- _TASK OBJECTIVE_:
When you reach the line containing "uint16_t f32_to_bf16(float f)" in the entries below, begin reproducing lines exactly, and stop once the line containing "pack_f16x2(float lo, float" is done.

══════════════════════════════

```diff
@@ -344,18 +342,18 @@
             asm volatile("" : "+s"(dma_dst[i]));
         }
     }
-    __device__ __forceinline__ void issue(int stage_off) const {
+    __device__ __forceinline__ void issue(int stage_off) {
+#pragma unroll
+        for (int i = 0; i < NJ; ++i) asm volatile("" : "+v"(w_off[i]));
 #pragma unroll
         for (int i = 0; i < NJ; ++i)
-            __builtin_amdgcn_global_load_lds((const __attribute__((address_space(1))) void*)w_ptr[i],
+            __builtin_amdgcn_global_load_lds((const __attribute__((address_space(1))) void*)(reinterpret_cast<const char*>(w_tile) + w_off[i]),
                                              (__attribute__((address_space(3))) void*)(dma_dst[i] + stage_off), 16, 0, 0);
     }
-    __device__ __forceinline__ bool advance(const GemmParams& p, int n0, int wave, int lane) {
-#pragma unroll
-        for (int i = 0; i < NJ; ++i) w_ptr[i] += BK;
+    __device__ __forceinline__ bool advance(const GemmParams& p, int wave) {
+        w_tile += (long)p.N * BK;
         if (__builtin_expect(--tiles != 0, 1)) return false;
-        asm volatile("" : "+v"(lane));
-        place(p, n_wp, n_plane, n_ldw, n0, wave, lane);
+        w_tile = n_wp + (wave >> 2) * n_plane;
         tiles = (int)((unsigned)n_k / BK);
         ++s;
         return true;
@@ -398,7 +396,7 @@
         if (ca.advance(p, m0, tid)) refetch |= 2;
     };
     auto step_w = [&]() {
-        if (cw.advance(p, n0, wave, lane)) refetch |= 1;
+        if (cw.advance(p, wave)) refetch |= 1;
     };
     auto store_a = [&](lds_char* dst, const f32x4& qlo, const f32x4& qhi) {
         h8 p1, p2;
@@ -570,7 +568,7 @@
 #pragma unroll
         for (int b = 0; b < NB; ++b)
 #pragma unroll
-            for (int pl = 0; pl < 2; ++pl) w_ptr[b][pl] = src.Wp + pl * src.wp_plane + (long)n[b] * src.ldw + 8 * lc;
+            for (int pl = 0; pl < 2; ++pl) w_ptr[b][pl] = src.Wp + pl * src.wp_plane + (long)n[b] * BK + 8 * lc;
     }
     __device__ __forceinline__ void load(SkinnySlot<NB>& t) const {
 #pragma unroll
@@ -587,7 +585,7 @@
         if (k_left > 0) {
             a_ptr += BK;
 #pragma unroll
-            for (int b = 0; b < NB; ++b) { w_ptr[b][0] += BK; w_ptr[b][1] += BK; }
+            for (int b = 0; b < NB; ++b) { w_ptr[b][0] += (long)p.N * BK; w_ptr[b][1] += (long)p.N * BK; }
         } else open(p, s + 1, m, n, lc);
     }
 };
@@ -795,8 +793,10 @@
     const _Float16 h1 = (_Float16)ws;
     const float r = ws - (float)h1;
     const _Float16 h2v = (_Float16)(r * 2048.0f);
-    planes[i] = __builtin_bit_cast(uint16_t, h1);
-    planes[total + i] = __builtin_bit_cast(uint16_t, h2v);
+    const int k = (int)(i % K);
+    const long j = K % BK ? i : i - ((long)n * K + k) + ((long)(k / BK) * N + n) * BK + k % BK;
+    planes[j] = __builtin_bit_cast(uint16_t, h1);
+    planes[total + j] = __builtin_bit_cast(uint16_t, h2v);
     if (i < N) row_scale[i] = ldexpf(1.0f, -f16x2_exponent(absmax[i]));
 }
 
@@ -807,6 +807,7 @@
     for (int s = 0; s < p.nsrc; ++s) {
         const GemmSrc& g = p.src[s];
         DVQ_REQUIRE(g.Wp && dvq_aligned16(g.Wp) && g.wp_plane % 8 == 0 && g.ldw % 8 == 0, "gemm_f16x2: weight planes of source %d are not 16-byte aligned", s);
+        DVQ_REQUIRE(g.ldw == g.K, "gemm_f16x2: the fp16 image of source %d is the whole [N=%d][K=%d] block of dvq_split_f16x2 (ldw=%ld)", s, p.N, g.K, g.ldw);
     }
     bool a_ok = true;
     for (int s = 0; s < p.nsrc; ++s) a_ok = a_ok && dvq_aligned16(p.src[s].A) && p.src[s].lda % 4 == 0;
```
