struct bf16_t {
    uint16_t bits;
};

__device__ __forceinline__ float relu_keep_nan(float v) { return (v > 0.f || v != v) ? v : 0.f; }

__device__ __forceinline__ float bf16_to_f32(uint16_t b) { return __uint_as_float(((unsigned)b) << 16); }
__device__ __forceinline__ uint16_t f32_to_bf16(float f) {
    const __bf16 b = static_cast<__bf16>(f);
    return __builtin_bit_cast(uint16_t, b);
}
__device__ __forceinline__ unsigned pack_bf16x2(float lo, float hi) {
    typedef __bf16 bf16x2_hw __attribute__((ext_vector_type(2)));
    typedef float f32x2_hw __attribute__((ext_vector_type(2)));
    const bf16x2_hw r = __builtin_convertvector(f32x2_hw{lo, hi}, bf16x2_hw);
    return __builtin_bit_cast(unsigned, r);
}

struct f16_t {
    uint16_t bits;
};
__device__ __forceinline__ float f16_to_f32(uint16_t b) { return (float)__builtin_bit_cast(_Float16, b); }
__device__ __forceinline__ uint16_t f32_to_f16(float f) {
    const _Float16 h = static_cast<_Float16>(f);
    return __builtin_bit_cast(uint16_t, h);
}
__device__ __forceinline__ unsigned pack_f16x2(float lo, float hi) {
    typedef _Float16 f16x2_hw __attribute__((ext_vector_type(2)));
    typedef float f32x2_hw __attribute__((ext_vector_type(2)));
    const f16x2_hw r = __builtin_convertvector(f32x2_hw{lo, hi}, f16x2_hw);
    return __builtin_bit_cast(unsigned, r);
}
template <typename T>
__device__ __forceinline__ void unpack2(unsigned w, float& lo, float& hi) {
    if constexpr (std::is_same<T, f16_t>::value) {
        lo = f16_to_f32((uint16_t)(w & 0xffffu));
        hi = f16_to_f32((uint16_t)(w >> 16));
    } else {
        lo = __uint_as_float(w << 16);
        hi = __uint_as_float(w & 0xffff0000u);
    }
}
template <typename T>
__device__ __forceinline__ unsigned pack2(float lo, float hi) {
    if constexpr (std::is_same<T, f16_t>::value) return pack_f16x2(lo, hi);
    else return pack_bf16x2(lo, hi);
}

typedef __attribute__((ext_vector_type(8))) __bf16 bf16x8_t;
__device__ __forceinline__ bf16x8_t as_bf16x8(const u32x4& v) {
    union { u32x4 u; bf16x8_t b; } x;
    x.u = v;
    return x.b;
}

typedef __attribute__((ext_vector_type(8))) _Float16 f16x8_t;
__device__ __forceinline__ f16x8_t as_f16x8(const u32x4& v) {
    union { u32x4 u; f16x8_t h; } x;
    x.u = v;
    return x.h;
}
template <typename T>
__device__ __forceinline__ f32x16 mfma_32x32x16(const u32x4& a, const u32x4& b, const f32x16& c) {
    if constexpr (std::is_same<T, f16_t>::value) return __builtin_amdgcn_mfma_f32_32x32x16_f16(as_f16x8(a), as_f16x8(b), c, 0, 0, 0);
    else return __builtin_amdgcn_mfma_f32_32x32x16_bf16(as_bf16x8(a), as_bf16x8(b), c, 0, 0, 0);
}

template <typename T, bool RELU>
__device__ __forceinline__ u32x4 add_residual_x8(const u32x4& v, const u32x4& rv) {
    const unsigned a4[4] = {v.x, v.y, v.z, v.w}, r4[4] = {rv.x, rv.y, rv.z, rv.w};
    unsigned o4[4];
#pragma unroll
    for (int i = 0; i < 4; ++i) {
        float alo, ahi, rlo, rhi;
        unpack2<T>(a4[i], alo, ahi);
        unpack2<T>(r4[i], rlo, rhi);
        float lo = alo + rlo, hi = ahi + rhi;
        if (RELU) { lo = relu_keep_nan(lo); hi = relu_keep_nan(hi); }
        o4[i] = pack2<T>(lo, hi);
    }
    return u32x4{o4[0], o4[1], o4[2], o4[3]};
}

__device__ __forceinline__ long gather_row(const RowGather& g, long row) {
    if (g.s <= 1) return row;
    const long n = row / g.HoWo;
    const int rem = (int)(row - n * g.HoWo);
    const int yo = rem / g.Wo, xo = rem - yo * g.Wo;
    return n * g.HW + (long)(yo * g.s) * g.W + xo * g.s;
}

══════════════════════════════

- _REPLY_:
__device__ __forceinline__ uint16_t f32_to_bf16(float f) {
    const __bf16 b = static_cast<__bf16>(f);
    return __builtin_bit_cast(uint16_t, b);
}
__device__ __forceinline__ unsigned pack_bf16x2(float lo, float hi) {
    typedef __bf16 bf16x2_hw __attribute__((ext_vector_type(2)));
    typedef float f32x2_hw __attribute__((ext_vector_type(2)));
    const bf16x2_hw r = __builtin_convertvector(f32x2_hw{lo, hi}, bf16x2_hw);
    return __builtin_bit_cast(unsigned, r);
}

struct f16_t {
    uint16_t bits;
};
__device__ __forceinline__ float f16_to_f32(uint16_t b) { return (float)__builtin_bit_cast(_Float16, b); }
__device__ __forceinline__ uint16_t f32_to_f16(float f) {
    const _Float16 h = static_cast<_Float16>(f);
    return __builtin_bit_cast(uint16_t, h);
}
__device__ __forceinline__ unsigned pack_f16x2(float lo, float hi) {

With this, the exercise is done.